Our responsibility to want to go deeper than this-- but only possible through letting God lead. Asking for that in confidence-- not that anything will come spoon-fed-- but that God is at work behind and within our efforts.

THank you everyone for a very interesting and helpful discussion. (It seems to have ended now.) I am sorry my blog (www.sp37.info) went down for a few days. A shorter version of the essay has been published by 'The Friend' (Britian YM's excellent weekly) and I'm now waiting with some trepidation for the response. The point i try to emphasise is that we need to consider the desired stance (philosophical and theological position) of our YM as an organisation it its own right. This is a different matter from consideration of our own individual stances, though obviously they are connected.

Recently i have realised there are at least two kinds of non-theist.
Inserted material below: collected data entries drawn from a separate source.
# facebookresearch/momentum

Hardware: AMD Instinct MI355X
Metric: character IK solves/sec (72-joint, 10 GN iters) (higher is better)
Workload: dtype f32; 1 GPU; BASELINE configs[1]: B x 72-joint humanoid, P=128, pos+ori on 16 landmarks (M=192), GN lambda=0.05, 10 it; batch_per_gpu=4096, global_batch=4096, joints=72, params=128, rows=192, solved_parameters=96, route=fused, line_search=0, precision=f32

## Files before the change

### include/mmx.h

```cpp
#ifndef MMX_H_
#define MMX_H_

#include <stddef.h>
#include <stdint.h>

#ifdef __cplusplus
extern "C" {
#endif

#define MMX_ABI_VERSION 12
#define MMX_PARAMS_PER_JOINT 7
#define MMX_INVALID_PARENT (-1)
#define MMX_MAX_MODEL_PARAMS 2048

typedef enum mmx_status {
  MMX_OK = 0,
  MMX_ERR_INVALID_ARGUMENT = 1,
  MMX_ERR_SIZE_MISMATCH = 2,
  MMX_ERR_DEVICE = 3,
  MMX_ERR_UNSUPPORTED = 4,
  MMX_ERR_OUT_OF_MEMORY = 5,
  MMX_ERR_NO_DEVICE = 6
} mmx_status;

// ... 135 lines not shown
} mmx_gn_options;

typedef struct mmx_rig mmx_rig;
typedef struct mmx_problem mmx_problem;

void mmx_gn_options_default(mmx_gn_options* opt);

int32_t mmx_abi_version(void);
const char* mmx_last_error(void);
int32_t mmx_device_count(void);

int32_t mmx_rig_create(const mmx_rig_desc* desc, int32_t device, mmx_rig** out);
void mmx_rig_destroy(mmx_rig* rig);
int32_t mmx_rig_num_joints(const mmx_rig* rig);
int32_t mmx_rig_num_params(const mmx_rig* rig);

int32_t mmx_problem_create(
    mmx_rig* rig,
    int32_t batch,
    int32_t num_pos,
    const int32_t* pos_parent,
    int32_t num_ori,
    const int32_t* ori_parent,
    mmx_problem** out);
void mmx_problem_destroy(mmx_problem* problem);

int32_t mmx_problem_set_instance_rig(
    mmx_problem* problem,
    const float* translation_offset,
    const float* pre_rotation,
    int32_t memory,
    void* stream);

int32_t mmx_problem_set_instance_parents(
    mmx_problem* problem,
    const int32_t* pos_parent,
    const int32_t* ori_parent,
    int32_t memory,
    void* stream);

#define MMX_ROUTE_AUTO 0
#define MMX_ROUTE_FUSED 1
#define MMX_ROUTE_WIDE 2
#define MMX_ROUTE_EXPLICIT_JACOBIAN 3
#define MMX_ROUTE_WAVE 4
#define MMX_WAVE_MAX_JOINTS 64
#define MMX_WAVE_MAX_SOLVED 32
#define MMX_WAVE_MAX_UNITS 192
typedef struct mmx_tuning {
  int32_t route;
  int32_t max_refinement_steps;
  float mixed_tolerance;
  int32_t mixed_max_cg;
  int32_t reserved[4];
} mmx_tuning;
int32_t mmx_problem_set_tuning(mmx_problem* problem, const mmx_tuning* tuning);
int32_t mmx_problem_last_route(const mmx_problem* problem);

int32_t mmx_problem_num_rows(const mmx_problem* problem);
int32_t mmx_problem_batch(const mmx_problem* problem);

int32_t mmx_problem_set_enabled(mmx_problem* problem, const uint8_t* enabled);

int32_t mmx_problem_set_constraints(
    mmx_problem* problem,
    const mmx_constraint_data* data,
    void* stream);
int32_t mmx_problem_set_constraints_sized(
    mmx_problem* problem,
    const mmx_constraint_data* data,
    size_t data_size,
    void* stream);

int32_t mmx_eval_jacobian(
    mmx_problem* problem,
    const float* theta_dev,
    float* jac_dev,
    float* res_dev,
    double* err_dev,
    int32_t layout,
    void* stream);

int32_t mmx_eval_jacobian_timed(
    mmx_problem* problem,
    const float* theta_dev,
    float* jac_dev,
    float* res_dev,
    double* err_dev,
    int32_t layout,
    void* stream,
    float* kernel_ms);

int32_t mmx_debug_store_pattern(mmx_problem* problem, float* jac_dev, void* stream, float* kernel_ms);

int32_t mmx_eval_skeleton_state(
    mmx_problem* problem,
    const float* theta_dev,
    float* state_dev,
    void* stream);

int32_t mmx_eval_normal_equations(
    mmx_problem* problem,
    const float* theta_dev,
    float* jtj_dev,
    float* jtr_dev,
    double* err_dev,
    void* stream);

int32_t mmx_solve(
    mmx_problem* problem,
// ... 48 lines not shown
    int32_t* solve_list_host,
    int32_t* num_solved,
    void* stream);

int32_t mmx_debug_tree_normal_equations(mmx_problem* problem, const float* theta_dev, float* jtj_dev, float* jtr_dev, void* stream);
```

Many Friends who call themselves non-theistic accept that there is a Divinity but object to calling it God since this implies an authoritarian, jealous and angry, masculine God. (An idea of God which is no longer held by most main-stream intelligent Christians.)  The second are convinced there is no 'Divinity'. It seems to me that these are little different from atheists, since the majority of atheist are merely non-theists. A true a-theist works actively against God and religion. We need different terms for these two.

The strength of Quakerism is the conviction that, if one allows it, and is prepared to trust it,  one can be directly led and supported by the Divinity, which commonly goes by the name, "God". 

Hello David,


Thank you for your thoughtful and powerful post.  However, please do note the following in Stephen Petter's comment just prior to yours:

Many Friends who call themselves non-theistic accept that there is a Divinity but object to calling it God since this implies an authoritarian, jealous and angry, masculine God. (An idea of God which is no longer held by most main-stream intelligent Christians.) 

What he says is true and is contrary to your statement that " Nontheism seems to have missed that the essence of being is "that of light"  "

peace

When I was much younger I was a member of a very large meeting and had an occasion to attend a meeting-wide overnight retreat. During one of the workshops I was randomly paired up with an elderly woman to take a long walk on a path in the woods. We were instructed to share with one another our spirituality. I expected to learn much from this weighty Quaker because I had always admired the quiet spirituality she possessed. During our sharing she shared with me that she was an atheist. I was really surprised because her actions in life were so Christ-like. So I asked her what she believed about the nature of "ultimate reality", since she did not believe in God. When she finished telling me her thoughts, she asked me, "Do you believe in God?" I said, "I do, and my description of God is the same as your description of ultimate reality from your atheistic point of view". I took away a valuable lesson that the Spirit that Christ possessed is not a respecter of labels. It is the experience that matters. One Friend may call it Buddha, one may call it Jesus, one may call it God, and one may call it nothing. And the silence of worship is the meeting place of a common spiritual experience no matter what prism of theology or no theology we adopt. I find theological belief; i.e., doctrine - gets in the way of a true unity in spirit. I recall that some early Quakers called doctrine "notions" because they were simply notions in the head of the person proclaiming them. The true reality is felt, experienced in silence where hearts are melted together in the All. Why do we need to insist on the same label for it?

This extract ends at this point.